= TASK MATERIAL =

....................

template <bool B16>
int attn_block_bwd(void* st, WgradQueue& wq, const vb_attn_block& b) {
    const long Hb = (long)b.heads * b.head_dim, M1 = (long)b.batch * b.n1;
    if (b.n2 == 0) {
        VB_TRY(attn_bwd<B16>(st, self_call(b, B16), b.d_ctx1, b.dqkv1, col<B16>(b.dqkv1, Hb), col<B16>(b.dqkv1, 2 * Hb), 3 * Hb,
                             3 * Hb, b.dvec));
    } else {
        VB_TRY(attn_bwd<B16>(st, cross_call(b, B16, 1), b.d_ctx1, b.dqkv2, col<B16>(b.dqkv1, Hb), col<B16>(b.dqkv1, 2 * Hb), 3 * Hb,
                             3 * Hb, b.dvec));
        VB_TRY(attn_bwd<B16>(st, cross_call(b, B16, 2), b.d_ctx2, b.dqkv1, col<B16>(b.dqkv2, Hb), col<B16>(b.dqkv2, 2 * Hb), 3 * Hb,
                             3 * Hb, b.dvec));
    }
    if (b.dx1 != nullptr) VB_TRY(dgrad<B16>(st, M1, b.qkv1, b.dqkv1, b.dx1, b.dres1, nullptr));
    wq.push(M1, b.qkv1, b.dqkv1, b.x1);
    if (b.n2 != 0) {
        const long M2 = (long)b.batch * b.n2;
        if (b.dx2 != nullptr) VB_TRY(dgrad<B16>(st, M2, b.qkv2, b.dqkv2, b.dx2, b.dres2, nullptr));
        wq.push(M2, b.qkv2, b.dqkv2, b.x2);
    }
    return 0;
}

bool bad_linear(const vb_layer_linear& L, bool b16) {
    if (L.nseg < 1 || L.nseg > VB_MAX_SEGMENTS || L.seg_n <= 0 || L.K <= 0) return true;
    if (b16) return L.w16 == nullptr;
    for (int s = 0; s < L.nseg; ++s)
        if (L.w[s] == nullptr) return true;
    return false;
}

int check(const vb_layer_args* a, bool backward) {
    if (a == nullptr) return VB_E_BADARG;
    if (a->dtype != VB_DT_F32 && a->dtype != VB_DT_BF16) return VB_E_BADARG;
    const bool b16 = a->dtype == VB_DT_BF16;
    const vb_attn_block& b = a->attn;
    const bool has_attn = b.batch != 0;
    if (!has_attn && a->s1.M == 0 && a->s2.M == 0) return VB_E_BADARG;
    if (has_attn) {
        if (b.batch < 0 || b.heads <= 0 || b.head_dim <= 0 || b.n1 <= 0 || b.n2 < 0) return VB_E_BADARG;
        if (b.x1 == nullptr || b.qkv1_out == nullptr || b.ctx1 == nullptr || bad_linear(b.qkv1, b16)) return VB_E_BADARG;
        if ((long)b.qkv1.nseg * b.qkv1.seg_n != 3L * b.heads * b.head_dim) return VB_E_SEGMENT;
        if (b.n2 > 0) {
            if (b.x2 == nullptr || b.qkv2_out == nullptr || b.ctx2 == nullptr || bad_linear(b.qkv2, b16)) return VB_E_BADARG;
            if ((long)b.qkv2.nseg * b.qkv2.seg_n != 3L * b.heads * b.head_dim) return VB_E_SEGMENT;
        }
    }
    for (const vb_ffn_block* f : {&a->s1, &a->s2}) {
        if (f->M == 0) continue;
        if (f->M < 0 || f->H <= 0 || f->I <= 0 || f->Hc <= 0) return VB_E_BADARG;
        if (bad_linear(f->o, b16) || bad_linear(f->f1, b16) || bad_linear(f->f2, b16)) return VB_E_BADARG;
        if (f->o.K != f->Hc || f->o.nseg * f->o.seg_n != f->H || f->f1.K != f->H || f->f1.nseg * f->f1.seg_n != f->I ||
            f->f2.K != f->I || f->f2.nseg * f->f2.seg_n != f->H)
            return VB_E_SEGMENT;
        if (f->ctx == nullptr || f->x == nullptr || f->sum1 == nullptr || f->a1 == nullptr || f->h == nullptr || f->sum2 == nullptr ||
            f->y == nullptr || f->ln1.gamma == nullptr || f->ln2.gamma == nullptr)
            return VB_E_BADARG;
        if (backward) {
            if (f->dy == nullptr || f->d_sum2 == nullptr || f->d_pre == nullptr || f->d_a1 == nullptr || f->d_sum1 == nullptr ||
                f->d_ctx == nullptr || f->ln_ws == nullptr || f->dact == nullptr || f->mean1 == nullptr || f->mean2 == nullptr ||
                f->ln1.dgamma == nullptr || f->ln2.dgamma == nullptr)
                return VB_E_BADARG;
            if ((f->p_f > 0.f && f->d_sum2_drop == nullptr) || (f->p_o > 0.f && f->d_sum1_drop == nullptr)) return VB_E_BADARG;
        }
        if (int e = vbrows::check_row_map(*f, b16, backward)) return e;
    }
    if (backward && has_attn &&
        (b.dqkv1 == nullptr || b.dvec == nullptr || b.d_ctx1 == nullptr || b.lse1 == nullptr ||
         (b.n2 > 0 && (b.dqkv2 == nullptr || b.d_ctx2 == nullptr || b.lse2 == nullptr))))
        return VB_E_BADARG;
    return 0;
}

....................

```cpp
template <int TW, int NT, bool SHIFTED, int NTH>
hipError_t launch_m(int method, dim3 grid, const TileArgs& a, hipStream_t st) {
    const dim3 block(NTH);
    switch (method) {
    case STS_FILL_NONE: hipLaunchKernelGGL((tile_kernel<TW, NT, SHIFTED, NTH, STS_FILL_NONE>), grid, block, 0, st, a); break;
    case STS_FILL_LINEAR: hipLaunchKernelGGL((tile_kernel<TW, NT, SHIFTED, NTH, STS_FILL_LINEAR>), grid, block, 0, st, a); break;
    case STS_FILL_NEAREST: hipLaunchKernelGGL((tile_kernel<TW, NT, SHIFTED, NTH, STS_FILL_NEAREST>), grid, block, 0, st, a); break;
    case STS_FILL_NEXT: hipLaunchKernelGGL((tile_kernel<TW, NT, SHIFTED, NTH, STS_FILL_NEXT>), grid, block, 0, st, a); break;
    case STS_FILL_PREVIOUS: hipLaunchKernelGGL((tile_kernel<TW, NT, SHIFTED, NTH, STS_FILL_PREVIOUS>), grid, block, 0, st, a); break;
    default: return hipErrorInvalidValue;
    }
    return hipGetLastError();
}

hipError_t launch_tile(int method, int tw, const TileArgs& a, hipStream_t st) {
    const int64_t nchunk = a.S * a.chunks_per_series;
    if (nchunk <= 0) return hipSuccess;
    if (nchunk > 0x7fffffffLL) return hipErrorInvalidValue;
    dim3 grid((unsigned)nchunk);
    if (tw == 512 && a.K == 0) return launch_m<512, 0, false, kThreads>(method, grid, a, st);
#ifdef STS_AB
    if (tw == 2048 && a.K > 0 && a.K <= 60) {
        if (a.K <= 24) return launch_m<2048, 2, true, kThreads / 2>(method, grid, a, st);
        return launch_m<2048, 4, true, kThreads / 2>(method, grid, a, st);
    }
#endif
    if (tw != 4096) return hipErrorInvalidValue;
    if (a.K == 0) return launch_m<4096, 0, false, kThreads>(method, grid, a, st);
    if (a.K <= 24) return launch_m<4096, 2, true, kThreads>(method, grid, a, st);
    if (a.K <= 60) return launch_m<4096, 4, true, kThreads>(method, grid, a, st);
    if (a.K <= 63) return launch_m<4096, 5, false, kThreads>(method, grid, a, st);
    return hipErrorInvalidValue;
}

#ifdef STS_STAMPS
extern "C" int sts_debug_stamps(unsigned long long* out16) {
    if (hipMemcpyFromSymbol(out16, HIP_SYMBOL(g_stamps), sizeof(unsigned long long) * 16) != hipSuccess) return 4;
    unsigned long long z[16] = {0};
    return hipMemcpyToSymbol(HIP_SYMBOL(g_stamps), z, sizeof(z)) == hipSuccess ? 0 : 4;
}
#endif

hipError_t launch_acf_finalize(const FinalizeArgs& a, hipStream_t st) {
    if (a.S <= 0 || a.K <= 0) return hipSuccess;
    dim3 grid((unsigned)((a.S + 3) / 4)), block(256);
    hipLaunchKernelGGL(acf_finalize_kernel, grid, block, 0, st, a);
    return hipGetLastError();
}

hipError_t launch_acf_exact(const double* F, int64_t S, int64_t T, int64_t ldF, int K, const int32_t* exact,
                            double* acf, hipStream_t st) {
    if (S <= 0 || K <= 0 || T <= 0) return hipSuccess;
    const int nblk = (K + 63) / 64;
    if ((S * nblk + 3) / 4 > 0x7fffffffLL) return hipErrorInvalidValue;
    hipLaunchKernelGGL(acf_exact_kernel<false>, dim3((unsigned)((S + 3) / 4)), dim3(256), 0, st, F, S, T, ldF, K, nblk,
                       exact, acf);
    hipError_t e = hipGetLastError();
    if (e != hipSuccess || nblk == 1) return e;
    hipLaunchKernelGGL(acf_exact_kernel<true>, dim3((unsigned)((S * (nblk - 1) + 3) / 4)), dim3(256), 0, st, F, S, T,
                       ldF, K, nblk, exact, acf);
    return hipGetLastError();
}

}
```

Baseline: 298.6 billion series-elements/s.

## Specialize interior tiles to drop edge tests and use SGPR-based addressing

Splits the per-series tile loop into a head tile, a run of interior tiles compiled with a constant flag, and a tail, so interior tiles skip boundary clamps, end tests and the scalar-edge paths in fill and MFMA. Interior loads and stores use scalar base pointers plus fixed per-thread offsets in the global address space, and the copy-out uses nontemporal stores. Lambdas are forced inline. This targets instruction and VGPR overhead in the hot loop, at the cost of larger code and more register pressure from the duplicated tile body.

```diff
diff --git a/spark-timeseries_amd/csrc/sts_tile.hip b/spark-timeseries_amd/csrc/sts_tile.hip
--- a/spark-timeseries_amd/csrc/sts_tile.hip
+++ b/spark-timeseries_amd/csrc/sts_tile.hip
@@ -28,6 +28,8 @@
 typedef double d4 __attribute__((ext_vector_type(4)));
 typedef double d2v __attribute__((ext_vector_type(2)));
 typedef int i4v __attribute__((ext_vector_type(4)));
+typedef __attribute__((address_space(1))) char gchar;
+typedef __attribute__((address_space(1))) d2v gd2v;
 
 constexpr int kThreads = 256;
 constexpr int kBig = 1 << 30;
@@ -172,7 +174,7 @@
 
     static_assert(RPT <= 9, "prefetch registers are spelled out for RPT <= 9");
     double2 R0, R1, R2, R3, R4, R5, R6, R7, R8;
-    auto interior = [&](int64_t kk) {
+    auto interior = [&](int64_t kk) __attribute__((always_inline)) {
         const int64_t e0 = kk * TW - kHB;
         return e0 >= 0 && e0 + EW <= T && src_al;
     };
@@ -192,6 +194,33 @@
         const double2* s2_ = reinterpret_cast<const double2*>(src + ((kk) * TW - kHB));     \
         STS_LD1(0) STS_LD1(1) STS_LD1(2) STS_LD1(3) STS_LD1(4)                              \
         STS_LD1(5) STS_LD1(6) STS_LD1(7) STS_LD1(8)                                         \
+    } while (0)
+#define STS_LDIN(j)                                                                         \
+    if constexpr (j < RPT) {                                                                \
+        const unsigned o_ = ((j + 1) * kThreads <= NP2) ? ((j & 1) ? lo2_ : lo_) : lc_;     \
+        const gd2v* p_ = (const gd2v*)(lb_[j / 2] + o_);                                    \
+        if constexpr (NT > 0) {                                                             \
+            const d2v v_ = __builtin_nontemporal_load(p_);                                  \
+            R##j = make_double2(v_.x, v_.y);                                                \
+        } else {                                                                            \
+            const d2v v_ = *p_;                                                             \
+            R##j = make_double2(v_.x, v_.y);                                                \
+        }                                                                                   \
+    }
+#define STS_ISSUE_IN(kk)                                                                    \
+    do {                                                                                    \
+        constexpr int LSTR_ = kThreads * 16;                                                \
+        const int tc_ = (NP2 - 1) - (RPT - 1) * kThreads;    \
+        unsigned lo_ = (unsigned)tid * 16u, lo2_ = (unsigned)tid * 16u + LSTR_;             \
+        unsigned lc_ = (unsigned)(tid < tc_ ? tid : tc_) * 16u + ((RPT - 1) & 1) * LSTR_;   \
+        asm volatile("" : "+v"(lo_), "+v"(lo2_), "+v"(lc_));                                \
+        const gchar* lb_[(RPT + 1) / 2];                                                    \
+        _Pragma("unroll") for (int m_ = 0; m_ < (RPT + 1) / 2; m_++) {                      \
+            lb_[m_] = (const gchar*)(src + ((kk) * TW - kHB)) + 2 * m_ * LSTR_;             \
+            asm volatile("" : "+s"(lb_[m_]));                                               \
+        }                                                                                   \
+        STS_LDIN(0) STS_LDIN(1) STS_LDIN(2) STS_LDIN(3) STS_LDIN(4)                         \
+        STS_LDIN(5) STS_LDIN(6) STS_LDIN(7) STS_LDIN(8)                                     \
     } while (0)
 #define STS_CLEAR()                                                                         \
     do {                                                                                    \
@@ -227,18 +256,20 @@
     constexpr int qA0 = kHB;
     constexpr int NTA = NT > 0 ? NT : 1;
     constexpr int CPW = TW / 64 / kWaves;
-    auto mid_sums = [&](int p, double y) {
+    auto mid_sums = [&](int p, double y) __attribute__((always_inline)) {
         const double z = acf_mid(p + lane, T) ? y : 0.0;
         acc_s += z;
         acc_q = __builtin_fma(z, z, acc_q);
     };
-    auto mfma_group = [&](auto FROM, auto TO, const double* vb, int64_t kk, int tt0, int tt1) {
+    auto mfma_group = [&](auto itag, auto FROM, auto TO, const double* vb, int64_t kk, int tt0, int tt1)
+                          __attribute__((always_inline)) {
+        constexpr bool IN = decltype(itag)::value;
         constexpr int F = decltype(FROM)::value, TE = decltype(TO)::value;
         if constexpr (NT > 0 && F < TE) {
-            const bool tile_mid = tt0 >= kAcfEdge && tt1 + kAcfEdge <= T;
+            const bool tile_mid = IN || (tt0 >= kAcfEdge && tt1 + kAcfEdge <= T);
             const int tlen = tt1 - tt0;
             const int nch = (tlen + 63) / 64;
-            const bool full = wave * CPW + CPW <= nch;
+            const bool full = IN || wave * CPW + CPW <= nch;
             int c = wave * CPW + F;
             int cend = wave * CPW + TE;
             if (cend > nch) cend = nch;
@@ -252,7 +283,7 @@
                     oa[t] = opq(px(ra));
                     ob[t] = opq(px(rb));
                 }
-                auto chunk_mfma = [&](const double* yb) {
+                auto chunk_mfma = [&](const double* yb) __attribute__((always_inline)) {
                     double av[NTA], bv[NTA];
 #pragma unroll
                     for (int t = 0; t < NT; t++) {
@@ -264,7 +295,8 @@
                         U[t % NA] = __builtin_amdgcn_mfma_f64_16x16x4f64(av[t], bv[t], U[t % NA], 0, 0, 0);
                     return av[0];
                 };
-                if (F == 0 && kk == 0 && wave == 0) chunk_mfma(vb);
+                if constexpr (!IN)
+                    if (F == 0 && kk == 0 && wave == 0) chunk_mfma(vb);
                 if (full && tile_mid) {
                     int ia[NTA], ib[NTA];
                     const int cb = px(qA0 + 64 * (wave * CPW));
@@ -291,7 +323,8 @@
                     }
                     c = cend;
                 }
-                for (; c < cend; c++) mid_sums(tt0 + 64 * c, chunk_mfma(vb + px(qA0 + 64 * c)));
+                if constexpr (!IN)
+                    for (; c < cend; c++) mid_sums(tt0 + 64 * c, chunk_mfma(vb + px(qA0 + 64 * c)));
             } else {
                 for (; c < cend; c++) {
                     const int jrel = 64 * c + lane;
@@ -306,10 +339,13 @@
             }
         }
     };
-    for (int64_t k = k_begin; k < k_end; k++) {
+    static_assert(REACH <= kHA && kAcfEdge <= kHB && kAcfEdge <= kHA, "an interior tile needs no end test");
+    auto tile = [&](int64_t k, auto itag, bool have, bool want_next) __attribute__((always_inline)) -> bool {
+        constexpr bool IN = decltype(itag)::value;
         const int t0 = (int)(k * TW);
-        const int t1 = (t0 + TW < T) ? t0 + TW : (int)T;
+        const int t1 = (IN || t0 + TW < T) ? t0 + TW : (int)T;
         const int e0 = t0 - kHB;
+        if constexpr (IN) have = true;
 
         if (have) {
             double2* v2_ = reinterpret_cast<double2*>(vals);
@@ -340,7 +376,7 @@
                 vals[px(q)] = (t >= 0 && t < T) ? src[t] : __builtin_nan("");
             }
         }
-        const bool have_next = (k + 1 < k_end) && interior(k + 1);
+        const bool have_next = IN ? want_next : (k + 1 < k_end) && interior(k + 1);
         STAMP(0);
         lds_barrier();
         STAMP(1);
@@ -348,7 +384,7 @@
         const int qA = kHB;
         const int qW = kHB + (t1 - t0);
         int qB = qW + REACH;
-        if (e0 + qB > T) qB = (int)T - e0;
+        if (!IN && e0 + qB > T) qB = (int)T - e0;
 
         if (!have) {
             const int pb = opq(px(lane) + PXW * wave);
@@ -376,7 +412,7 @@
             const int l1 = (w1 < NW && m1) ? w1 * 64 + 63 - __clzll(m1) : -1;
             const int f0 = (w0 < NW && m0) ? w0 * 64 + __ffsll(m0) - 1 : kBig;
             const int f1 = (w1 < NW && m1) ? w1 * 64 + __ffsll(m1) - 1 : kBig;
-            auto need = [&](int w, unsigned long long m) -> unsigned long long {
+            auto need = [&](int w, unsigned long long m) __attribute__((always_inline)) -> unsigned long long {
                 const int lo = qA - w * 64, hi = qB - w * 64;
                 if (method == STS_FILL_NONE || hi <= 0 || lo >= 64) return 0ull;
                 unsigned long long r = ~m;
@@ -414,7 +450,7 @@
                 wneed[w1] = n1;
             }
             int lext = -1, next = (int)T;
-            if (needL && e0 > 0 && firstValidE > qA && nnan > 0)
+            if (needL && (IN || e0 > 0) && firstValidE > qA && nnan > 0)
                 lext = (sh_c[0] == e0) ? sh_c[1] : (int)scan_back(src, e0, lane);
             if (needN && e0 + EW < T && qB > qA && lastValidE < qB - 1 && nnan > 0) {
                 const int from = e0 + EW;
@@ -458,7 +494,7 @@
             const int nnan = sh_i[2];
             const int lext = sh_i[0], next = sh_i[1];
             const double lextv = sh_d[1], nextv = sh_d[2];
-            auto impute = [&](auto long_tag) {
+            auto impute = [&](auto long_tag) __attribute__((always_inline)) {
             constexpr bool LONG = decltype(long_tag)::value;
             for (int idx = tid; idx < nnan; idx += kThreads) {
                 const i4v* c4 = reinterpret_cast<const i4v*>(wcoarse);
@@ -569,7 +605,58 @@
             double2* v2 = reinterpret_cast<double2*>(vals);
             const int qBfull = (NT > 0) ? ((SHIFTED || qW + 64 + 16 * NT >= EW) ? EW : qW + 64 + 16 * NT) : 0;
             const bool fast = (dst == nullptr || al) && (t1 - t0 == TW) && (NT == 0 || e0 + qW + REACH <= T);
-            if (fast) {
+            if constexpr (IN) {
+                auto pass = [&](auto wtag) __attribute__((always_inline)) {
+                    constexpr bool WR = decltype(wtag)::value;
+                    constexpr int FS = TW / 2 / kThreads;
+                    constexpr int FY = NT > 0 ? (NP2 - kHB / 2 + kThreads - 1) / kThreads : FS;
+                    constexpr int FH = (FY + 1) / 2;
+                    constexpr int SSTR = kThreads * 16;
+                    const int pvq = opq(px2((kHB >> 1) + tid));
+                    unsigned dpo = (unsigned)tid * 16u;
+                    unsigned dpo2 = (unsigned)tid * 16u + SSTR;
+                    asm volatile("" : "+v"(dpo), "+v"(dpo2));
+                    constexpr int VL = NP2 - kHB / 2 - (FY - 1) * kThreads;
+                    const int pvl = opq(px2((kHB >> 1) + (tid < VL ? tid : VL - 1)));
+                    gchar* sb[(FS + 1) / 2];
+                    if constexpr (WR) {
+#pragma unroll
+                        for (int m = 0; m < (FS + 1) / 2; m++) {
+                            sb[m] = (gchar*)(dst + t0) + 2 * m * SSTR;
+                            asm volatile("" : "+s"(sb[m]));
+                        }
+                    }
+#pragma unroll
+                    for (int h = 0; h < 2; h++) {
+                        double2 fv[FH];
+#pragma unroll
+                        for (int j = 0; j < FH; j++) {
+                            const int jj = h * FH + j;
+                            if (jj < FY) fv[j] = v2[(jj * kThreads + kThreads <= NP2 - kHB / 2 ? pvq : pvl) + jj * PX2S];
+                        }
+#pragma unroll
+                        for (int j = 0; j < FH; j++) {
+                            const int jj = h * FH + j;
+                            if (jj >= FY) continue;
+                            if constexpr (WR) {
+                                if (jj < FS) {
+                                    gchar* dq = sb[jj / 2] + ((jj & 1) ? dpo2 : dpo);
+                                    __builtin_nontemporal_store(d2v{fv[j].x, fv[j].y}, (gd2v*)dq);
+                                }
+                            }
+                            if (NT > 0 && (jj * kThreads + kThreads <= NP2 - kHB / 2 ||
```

....................

= ABOUT THIS TASK =
What number of lines above include the string "SSTR"? State it and nothing else.

= RESPONSE TO THIS EXERCISE =
3